Prevent your child from being a sore loser
Is your child a sore loser and very frustrated when he doesn’t win a game? Teach him to lose well and win better!
Quitting smoking because your son is behind watching, yelling because he did not win, getting angry with your son for having lost or for having won … these are problems. While many children struggle to stay positive while losing their games, some may be more frustrated and have a very bad losing .
Being a sore loser is not likely to do your child any favors now or in the future. After all, no one wants to play with the kid who cheats because he’s losing or the one who makes excuses about why he didn’t win. If your child tends to be a sore loser, you will need to take steps to teach him better sportsmanship. Here are some ways to help you stop being a sore loser for good.
Index
PRAISE THEIR EFFORTS
If you praise your child for doing well in a game or getting the best grades, your words will boost his competitive nature. You should congratulate your child on their hard work and effort , regardless of the end result.
Instead of saying, “You’re the fastest runner on the team,” say, “I like the way you cheered on the other kids today.” It signals good sportsmanship and emphasizes the importance of treating others with respect.
GOOD ROLE MODEL
If you are yelling at the referees from the stands at your child’s soccer game, or if you participate in a big victory dance every time you beat your competition, your child is likely to pick up your habits . It is important to follow a good example of sportsmanship and show your child how to treat other people with kindness, regardless of the end result.
EMPATHY
Your child needs to understand about feelings, and so do you. When children can identify feelings such as sadness, anger, disappointment, and frustration, they are less likely to act negatively. Teach your child about feelings and help him develop healthy coping strategies to understand his own emotions and those of others.
ANGER MANAGEMENT SKILLS
Losers feel emotional pain and often throw board game pieces or say mean things to other people in a fit of anger. It is imperative that if this happens to your child, you help him recognize that these types of behaviors are not acceptable.
It teaches that feeling angry is okay, but hurting people or breaking things is not okay. Spend time and energy teaching your child specific anger management skills that will help him cope with loss and have better results now and in the future.
DON’T LET YOUR CHILD ALWAYS WIN
It can be tempting to purposely lose the game so your child doesn’t get upset. Although preventing a breakdown can help you in the short term, it won’t do your child any favors in the long run. While you don’t need to be brutally competitive, purposely avoid losing to avoid your child’s negative feelings, as it will only reinforce his idea that he always needs to win.

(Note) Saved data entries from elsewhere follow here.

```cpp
extern "C" int recon_gat_atp_bwd_phase(const recon_graph* g, const recon_gat_atp_bwd_args* b, int32_t phases, recon_stream_t stream) {
    if (!b) return RECON_ERR_INVALID;
    const recon_gat_atp_args* a = &b->fwd;
    int rc = check_atp(g, a);
    if (rc != RECON_OK) return rc;
    if (!recon_gat_atp_supported(a->N, a->E, a->F, a->R, a->D, a->H)) return RECON_ERR_UNSUPPORTED;
    if (!a->Z || !a->Zk || !b->grad_out || !b->g_V || !b->gxd || !b->Gs || !b->g_u || !b->partial || !b->partial2 || !b->q) return RECON_ERR_INVALID;
    if (a->E > 0 && (!a->sigma || !b->g_sigma || !b->Gxs)) return RECON_ERR_INVALID;
    const bool hx2 = atp_hx2(a);
    if ((a->concat || atp_rows(g, a).row_node) && !b->g_h && !hx2) return RECON_ERR_INVALID;
    if (hx2 && (!b->gh_split || (reinterpret_cast<uintptr_t>(b->gh_split) & 15) || (b->ld_gout & 3))) return RECON_ERR_INVALID;
    if (b->ld_gout < a->H * a->D) return RECON_ERR_INVALID;
    if (a->N == 0) return RECON_OK;
    hipStream_t st = as_stream(stream);
    const int32_t N = a->N, E = a->E, F = a->F, R = a->R, D = a->D, H = a->H, W = 2 * F + R;
    const AtpRows rw = atp_rows(g, a);
    const int32_t NR = rw.n;
    const int64_t HD = 1LL * H * D;
    AtpShape s;
    atp_shape(F, R, H, &s);
    const size_t lds_u = static_cast<size_t>(H) * (F + R) * sizeof(float);
    if (lds_u > 60 * 1024) return RECON_ERR_UNSUPPORTED;
    const size_t lds_k2 = lds_u + (kBlock / 64) * 512;

    const float* gh = b->grad_out;
    int32_t ld_gh = b->ld_gout;
    const int64_t ld_ghp = bx3_kp(static_cast<int32_t>(HD));
    const bool gh_planes = hx2 || (b->gh_split && a->a_split && !(reinterpret_cast<uintptr_t>(b->gh_split) & 15) && (D % 8) == 0 &&
                                   ((b->ld_gout | a->ld_out) & 3) == 0);
    uint16_t* ghp = gh_planes ? static_cast<uint16_t*>(b->gh_split) : nullptr;
    const int64_t ldi = (static_cast<int64_t>(NR) + 7) / 8 * 8;
    const size_t inv_off = align_up(static_cast<size_t>(2) * N * bx3_kp(static_cast<int32_t>(HD)) * 2, 256);
    const bool row_scaled = hx2 && D <= 256 && ((a->ld_out | b->ld_gout) & 3) == 0 && cfg_char(CFG_ATP_ROW_SCALE) != '0' &&
                            inv_off + static_cast<size_t>(H) * ldi * sizeof(float) <= recon_gat_atp_bwd_split_bytes(N, D, H);
// ... 110 lines not shown
                nb_total = 0;
                for (int i = 0; i < 3; ++i) {
                    sj[i] = SkinnyJob{nullptr, nullptr, nullptr, nullptr, 0, 0, 0, 0, 1, 0};
                    rj[i] = SkinnyRedJob{nullptr, nullptr, 0, 0, 0, 0, 0, 1, 0};
                    if (i >= count) continue;
                    const Prod& q = pr[i];
                    if (q.rows <= 0) {
                        for (int j = 0; j < q.nj; ++j) (void)hipMemsetAsync(q.out + (j % q.P) * q.S1 + (j / q.P) * q.S2, 0, sizeof(float) * q.K, st);
                        continue;
                    }
                    const int rpb = skinny_rpb(q.rows);
                    const int nb = static_cast<int>(ceil_div64(q.rows, rpb));
                    float* part = b->partial2 + i * third;
                    sj[i] = SkinnyJob{q.G, q.X, q.gather, part, q.ldg, q.nj, q.rows, q.K, rpb, nb};
                    rj[i] = SkinnyRedJob{part, q.out, q.S1, q.S2, nb, q.nj, q.K, q.P, static_cast<int32_t>(ceil_div64(1LL * q.nj * q.K, 16))};
                    if (q.nj > nj_max) nj_max = q.nj;
                    nb_total += nb; nr_total += rj[i].nblocks;
                }
                if (share) { launch_src(); if (nb_total == 0) return; }
                else {
                    if (nb_total == 0) return;
                    const dim3 gp(static_cast<unsigned>(nb_total));
                    if (a->io_bf16) {
                        if (nj_max <= 8) hipLaunchKernelGGL((k_skinny_tn_partial<8, true>), gp, dim3(256), 0, st, sj[0], sj[1], sj[2]);
                        else hipLaunchKernelGGL((k_skinny_tn_partial<16, true>), gp, dim3(256), 0, st, sj[0], sj[1], sj[2]);
                    } else if (nj_max <= 8) hipLaunchKernelGGL((k_skinny_tn_partial<8>), gp, dim3(256), 0, st, sj[0], sj[1], sj[2]);
                    else hipLaunchKernelGGL((k_skinny_tn_partial<16>), gp, dim3(256), 0, st, sj[0], sj[1], sj[2]);
                }
                hipLaunchKernelGGL(k_skinny_reduce, dim3(static_cast<unsigned>(nr_total)), dim3(1024), 0, st, rj[0], rj[1], rj[2]);
            };
            if (H <= 8) {
                const Prod pr[3] = {{b->Gs, 2 * H, H, a->x, rw.row_node, NR, F, H, W, 0, b->g_u},
                                    {b->Gs + H, 2 * H, H, a->x, nullptr, N, F, H, W, 0, b->g_u + F},
                                    {b->g_sigma, H, H, a->edge_embed, ee_gather, E, R, H, W, 0, b->g_u + 2 * F}};
                run_jobs(pr, 3);
            } else {
                for (int j = 0; j < 2 * H; ++j) {
                    const Prod one = {b->Gs + j, 2 * H, 1, a->x, j < H ? rw.row_node : nullptr, j < H ? NR : N, F, 1, W, 0,
                                      b->g_u + static_cast<int64_t>(j % H) * W + (j / H) * F};
                    run_jobs(&one, 1);
                }
                for (int h0 = 0; h0 < H; h0 += 16) {
                    const int nh = H - h0 < 16 ? H - h0 : 16;
                    const Prod one = {b->g_sigma + h0, H, nh, a->edge_embed, ee_gather, E, R, nh, W, 0, b->g_u + static_cast<int64_t>(h0) * W + 2 * F};
                    run_jobs(&one, 1);
                }
            }
        }
        RECON_CHECK_LAUNCH();
    }
    }
    if (b->g_a || b->g_a_2) {
        if (!b->g_a) return RECON_ERR_INVALID;
        if (phases & RECON_ATP_BWD_WEIGHTS) {
            OperandDesc A = plain_operand(a->V, static_cast<int64_t>(H) * W);
            OperandDesc B = plain_operand(gh, ld_gh);
            OutputDesc C = plain_output(b->g_a, W);
            GemmBatch bw = bt;
            bw.a_bs = W; bw.b_bs = D; bw.c_bs = static_cast<int64_t>(D) * W; bw.c_transpose = 1;
            const int64_t ldv = static_cast<int64_t>(H) * W;
            if (hx2) {
                const int sk = bx3_kmajor_splits(NR, bx3_kmajor_split_k(W, D, NR, H));
                rc = gemm_hx2_kmajor_batched(W, D, NR, a->V, 2LL * W, W, 2LL * NR * W, b->gh_split, 2LL * D, D, 2LL * NR * D,
                                             H, sk, b->partial, static_cast<const char*>(a->aux) + kHx2ZeroPageOffset, atp_scale_v(a), atp_scale_g(a), st,
                                             atp_dst_shared(a), row_inv, ldi);
                if (rc == RECON_OK && (phases & RECON_ATP_BWD_EARLY_SUM)) rc = splitk_reduce(b->partial, sk, W, D, C, bw.c_bs, H, 0, true, st);
            } else if (gh_planes && bx3_kmajor_supported(a->V, ldv, W, ld_ghp, D, W, D)) {
                const int sk = bx3_kmajor_splits(NR, bx3_kmajor_split_k(W, D, NR, H));
                rc = gemm_bx3_kmajor_batched(W, D, NR, a->V, ldv, W, b->gh_split, ld_ghp, static_cast<int64_t>(NR) * ld_ghp, D, H, sk, b->partial, st);
                if (rc == RECON_OK) rc = splitk_reduce(b->partial, sk, W, D, C, bw.c_bs, H, 0, true, st);
            } else {
                const int sk = gemm_pick_split_k(W, D, NR, H);
                rc = gemm_f32_batched(W, D, NR, A, false, B, false, C, bw, sk, b->partial, st);
            }
            if (rc != RECON_OK) return rc;
        }
        if ((phases & RECON_ATP_BWD_FINISH) && hx2 && !(phases & RECON_ATP_BWD_EARLY_SUM)) {
            const int sk = bx3_kmajor_splits(NR, bx3_kmajor_split_k(W, D, NR, H));
            const int ntile = static_cast<int>(ceil_div64(W, 32) * ceil_div64(D, 32)) * H;
            hipLaunchKernelGGL(k_atp_weights_finish, dim3(static_cast<unsigned>(ntile + ceil_div64(1LL * H * D, 8))), dim3(256), 0, st, b->partial, sk, W,
                               D, H, a->a, a->a_2, b->g_u, b->g_a, b->g_a_2, atp_q(a, 3), kHx2QuantityWords);
        } else if (phases & RECON_ATP_BWD_FINISH)
        hipLaunchKernelGGL(k_score_vec_bwd, dim3(static_cast<unsigned>(D), static_cast<unsigned>(H)), dim3(256), 0, st, a->a, a->a_2, b->g_u,
                           D, W, b->g_a, b->g_a_2, atp_hx2(a) ? atp_q(a, 3) : nullptr, kHx2QuantityWords);
        RECON_CHECK_LAUNCH();
    } else if ((phases & RECON_ATP_BWD_FINISH) && atp_hx2(a)) {
        if (hipMemsetAsync(atp_q(a, 3), 0, sizeof(uint32_t) * kHx2QuantityWords, st) != hipSuccess) return RECON_ERR_LAUNCH;
    }
    return RECON_OK;
}
```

IGNORE BEHAVIORAL TANTRUMS
If your child starts crying or having a tantrum over losing, ignore that behavior. Ignoring tantrums at first makes the situation worse, but your child will get bored with these behaviors if they don’t have an audience to watch them. Avoid comforting or talking to him when he’s misbehaving. As soon as he’s calm, then give him positive attention.
BE A GOOD EXAMPLE OF A WINNER
Just as you have to be a good loser, you also have to be a good winner. There are those who when they win, they like to rejoice in it and boast of victory. It is important to teach children to be kind to others, shaking hands with the opponent and saying things like: ‘It was a good game’ or ‘Thank you for playing with me’. Your child should focus on the fun and not on winning or losing.
Dr. Tabriella Perivolaris, Sara's mother and fan of fashion, beauty, motherhood, among others, about the female universe. Since 2018 she has been working as a copywriter, always bringing to her articles a little of her experience and experience as a mother and woman.